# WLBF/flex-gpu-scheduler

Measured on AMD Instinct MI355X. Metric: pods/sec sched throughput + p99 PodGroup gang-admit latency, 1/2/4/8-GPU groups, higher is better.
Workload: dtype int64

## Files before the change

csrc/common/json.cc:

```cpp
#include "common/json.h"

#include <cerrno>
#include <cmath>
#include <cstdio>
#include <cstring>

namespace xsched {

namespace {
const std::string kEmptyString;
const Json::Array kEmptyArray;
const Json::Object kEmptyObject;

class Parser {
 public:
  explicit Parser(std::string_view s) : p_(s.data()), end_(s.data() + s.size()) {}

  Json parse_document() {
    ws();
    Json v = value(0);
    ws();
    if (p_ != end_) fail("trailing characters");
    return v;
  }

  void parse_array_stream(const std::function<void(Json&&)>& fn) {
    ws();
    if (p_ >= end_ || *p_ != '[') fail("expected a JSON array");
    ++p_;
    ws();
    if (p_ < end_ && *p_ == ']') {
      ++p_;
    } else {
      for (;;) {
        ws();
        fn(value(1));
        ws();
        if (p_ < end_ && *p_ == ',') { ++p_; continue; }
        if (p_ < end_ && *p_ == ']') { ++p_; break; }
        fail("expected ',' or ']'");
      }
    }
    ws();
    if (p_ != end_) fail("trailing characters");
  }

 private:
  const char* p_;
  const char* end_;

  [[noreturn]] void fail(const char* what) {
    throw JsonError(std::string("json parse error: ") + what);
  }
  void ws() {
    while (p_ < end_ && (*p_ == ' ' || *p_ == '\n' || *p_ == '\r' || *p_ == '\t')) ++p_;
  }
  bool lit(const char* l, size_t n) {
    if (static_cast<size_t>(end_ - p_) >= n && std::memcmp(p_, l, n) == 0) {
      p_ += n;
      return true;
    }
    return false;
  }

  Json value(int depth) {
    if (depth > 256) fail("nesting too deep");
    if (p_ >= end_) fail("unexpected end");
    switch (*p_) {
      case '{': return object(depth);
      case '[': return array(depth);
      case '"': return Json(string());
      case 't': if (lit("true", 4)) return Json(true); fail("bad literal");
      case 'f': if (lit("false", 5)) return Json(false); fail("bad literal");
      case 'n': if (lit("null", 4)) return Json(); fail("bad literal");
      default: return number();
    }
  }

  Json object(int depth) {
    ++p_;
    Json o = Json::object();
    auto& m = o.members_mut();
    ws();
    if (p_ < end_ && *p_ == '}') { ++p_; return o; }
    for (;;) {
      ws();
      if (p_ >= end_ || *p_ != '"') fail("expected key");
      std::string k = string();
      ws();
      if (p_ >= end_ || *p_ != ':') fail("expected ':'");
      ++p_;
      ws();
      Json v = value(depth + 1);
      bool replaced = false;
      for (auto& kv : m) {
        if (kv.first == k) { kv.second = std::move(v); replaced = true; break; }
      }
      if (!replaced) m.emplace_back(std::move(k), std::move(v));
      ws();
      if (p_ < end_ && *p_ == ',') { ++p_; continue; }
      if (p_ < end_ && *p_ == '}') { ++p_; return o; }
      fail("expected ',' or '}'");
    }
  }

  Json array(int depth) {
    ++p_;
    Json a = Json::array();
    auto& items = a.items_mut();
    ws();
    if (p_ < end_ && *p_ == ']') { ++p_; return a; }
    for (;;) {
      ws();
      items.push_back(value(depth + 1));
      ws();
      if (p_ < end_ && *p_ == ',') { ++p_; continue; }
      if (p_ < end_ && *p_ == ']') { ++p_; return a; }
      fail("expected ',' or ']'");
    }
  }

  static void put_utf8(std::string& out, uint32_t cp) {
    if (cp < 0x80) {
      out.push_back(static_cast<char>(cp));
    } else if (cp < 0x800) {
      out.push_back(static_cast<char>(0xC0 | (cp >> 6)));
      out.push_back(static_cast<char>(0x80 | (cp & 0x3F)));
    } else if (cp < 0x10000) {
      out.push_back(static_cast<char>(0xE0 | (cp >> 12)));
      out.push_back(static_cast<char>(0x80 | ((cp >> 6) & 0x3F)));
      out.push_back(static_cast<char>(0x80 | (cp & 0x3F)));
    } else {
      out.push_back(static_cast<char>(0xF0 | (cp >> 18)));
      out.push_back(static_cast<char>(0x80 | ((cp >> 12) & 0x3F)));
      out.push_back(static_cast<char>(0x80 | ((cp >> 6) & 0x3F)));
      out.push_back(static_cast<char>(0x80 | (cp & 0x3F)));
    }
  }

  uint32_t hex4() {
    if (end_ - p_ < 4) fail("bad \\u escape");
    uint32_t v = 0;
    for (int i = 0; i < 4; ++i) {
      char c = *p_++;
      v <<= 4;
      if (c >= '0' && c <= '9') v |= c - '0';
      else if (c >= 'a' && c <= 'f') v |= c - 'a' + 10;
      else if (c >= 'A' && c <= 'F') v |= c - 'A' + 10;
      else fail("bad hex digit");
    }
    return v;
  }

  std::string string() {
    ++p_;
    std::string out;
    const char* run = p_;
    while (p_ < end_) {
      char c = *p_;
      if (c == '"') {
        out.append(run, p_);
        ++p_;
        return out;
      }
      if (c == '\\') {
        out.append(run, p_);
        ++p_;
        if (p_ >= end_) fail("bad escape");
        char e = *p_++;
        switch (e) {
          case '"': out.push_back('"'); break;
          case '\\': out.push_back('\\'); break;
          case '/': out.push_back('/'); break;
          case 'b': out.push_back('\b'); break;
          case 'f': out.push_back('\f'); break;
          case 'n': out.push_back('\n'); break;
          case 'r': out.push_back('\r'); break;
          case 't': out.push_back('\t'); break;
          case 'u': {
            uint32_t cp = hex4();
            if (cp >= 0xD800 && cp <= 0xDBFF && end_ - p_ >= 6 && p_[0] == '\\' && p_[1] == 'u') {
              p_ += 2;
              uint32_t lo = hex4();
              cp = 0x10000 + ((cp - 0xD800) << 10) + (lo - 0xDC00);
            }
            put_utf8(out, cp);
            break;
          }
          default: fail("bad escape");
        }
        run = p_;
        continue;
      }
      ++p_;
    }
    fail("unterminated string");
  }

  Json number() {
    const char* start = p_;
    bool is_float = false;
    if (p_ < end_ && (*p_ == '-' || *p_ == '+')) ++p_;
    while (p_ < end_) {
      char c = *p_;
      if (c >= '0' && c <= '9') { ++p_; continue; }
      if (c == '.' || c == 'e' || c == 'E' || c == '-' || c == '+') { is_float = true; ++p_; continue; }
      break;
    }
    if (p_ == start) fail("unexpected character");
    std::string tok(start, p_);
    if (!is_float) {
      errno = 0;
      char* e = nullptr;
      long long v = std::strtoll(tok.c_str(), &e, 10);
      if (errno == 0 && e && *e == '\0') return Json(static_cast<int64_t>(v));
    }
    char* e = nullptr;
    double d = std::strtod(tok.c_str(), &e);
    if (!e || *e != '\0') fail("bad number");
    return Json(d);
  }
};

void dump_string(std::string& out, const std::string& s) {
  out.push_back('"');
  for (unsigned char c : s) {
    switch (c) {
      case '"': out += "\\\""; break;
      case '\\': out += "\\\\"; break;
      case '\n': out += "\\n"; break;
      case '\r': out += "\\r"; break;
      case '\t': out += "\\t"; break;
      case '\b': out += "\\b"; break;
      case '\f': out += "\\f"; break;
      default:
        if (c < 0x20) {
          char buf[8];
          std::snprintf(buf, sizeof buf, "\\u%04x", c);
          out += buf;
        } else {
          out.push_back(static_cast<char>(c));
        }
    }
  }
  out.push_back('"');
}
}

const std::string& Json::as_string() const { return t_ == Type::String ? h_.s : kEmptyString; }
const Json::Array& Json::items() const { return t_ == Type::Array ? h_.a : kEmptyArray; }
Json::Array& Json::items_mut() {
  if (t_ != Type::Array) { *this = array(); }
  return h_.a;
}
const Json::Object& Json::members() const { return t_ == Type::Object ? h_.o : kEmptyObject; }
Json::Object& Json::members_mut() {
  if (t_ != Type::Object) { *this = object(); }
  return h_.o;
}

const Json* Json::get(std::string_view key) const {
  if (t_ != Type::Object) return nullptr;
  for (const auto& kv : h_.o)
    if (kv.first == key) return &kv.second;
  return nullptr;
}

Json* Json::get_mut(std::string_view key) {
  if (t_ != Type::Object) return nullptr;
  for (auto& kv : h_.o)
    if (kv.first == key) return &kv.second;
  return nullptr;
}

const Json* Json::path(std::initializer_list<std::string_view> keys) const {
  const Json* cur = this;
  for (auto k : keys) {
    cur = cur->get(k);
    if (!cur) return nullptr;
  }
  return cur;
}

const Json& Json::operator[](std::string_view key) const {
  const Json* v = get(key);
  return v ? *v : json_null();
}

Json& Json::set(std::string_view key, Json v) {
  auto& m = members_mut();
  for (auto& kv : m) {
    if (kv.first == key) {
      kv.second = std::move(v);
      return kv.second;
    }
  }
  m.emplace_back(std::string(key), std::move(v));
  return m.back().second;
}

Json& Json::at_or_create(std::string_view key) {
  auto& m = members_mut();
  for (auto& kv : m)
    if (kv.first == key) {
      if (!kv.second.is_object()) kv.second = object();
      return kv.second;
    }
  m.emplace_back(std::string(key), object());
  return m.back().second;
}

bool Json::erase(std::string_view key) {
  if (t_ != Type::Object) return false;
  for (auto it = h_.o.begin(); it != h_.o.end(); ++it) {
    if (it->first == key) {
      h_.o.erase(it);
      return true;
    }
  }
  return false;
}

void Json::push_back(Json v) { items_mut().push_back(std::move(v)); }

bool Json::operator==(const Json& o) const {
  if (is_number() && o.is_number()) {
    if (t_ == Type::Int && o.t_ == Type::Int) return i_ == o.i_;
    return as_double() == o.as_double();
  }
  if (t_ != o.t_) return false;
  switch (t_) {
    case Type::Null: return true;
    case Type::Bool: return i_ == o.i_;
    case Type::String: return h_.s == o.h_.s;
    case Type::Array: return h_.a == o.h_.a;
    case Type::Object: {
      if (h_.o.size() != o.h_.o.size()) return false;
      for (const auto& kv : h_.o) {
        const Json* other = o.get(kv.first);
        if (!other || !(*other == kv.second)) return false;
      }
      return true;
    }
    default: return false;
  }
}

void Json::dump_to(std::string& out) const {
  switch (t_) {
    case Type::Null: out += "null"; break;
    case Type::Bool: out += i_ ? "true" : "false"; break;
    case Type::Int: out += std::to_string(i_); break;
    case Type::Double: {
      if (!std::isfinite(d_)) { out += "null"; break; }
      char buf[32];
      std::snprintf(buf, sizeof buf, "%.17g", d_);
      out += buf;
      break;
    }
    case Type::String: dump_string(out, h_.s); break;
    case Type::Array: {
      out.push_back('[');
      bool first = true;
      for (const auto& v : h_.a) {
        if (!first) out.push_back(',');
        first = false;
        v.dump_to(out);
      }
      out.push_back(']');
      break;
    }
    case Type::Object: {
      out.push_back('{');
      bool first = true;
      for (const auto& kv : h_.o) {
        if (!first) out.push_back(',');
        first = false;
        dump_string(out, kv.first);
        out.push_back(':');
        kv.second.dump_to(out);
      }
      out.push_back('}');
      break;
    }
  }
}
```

---

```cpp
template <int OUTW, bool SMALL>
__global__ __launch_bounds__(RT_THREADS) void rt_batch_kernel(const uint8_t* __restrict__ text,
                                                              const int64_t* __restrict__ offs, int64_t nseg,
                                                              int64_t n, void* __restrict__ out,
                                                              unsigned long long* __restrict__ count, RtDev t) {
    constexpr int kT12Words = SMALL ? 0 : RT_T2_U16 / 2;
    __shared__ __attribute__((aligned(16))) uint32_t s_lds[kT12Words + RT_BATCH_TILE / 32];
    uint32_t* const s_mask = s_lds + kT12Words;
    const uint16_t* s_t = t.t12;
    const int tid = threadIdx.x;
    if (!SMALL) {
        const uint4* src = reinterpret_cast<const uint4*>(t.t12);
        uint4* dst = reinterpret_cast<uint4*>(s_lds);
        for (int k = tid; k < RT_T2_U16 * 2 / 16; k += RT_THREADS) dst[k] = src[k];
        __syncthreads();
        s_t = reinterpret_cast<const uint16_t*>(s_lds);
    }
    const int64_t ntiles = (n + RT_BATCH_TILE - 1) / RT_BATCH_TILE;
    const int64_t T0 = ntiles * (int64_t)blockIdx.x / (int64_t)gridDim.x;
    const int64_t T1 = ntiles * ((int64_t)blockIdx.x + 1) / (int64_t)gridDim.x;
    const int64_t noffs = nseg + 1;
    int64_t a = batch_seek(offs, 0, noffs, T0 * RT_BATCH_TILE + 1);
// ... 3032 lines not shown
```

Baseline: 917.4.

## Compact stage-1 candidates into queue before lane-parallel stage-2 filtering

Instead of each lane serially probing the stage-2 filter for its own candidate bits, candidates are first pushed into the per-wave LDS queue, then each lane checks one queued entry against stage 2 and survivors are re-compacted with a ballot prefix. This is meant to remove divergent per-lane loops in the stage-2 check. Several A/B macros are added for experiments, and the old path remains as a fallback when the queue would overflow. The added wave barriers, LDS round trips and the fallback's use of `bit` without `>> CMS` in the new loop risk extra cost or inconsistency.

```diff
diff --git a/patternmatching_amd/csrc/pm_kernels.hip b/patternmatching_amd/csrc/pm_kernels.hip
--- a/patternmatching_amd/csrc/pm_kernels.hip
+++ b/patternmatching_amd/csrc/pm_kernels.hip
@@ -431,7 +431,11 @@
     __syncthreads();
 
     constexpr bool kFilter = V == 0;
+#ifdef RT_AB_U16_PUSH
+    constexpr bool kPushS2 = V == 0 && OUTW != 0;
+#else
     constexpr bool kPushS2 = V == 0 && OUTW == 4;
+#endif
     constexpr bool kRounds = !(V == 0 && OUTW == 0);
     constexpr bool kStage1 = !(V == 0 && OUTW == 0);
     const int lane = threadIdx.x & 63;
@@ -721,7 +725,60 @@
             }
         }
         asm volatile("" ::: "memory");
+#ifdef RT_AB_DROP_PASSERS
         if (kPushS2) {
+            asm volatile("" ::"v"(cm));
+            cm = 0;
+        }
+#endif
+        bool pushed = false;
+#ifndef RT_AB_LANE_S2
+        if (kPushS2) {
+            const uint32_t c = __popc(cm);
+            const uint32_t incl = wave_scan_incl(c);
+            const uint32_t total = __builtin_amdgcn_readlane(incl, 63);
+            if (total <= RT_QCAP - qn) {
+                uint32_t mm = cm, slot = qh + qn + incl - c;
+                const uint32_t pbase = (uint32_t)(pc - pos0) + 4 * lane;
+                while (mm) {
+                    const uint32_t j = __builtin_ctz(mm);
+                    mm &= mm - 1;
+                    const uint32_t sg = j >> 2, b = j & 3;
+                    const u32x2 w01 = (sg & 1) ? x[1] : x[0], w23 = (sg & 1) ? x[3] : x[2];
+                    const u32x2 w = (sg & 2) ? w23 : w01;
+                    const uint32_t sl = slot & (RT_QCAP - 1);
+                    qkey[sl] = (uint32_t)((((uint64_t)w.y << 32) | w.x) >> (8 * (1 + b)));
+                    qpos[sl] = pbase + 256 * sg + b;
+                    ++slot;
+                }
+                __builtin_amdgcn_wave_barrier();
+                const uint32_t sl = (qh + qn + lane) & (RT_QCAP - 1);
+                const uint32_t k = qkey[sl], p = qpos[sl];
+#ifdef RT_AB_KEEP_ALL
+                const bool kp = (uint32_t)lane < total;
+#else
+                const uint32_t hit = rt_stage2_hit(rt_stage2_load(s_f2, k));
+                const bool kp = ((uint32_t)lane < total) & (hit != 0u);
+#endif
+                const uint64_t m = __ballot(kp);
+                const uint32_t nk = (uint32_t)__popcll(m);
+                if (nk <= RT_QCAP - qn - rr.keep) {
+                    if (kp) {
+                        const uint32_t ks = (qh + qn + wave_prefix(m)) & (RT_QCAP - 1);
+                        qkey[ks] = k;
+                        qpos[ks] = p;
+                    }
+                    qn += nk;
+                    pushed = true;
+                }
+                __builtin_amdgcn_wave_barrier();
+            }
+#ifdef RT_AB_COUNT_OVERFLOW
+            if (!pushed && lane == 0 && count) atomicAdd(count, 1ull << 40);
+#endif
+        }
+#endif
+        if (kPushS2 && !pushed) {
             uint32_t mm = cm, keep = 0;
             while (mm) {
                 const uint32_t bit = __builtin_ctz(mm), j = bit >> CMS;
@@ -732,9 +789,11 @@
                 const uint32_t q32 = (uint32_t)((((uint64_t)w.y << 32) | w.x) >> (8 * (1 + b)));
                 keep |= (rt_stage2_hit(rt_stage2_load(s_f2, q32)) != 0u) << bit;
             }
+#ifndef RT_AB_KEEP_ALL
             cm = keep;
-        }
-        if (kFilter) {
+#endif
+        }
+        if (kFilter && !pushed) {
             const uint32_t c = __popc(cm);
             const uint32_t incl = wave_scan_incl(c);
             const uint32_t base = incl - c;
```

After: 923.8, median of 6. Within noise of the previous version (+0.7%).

What is being asked: Look through the material above for the string "total" and copy each line that has it.

Solution to this problem:
+            const uint32_t total = __builtin_amdgcn_readlane(incl, 63);
+            if (total <= RT_QCAP - qn) {
+                const bool kp = (uint32_t)lane < total;
+                const bool kp = ((uint32_t)lane < total) & (hit != 0u);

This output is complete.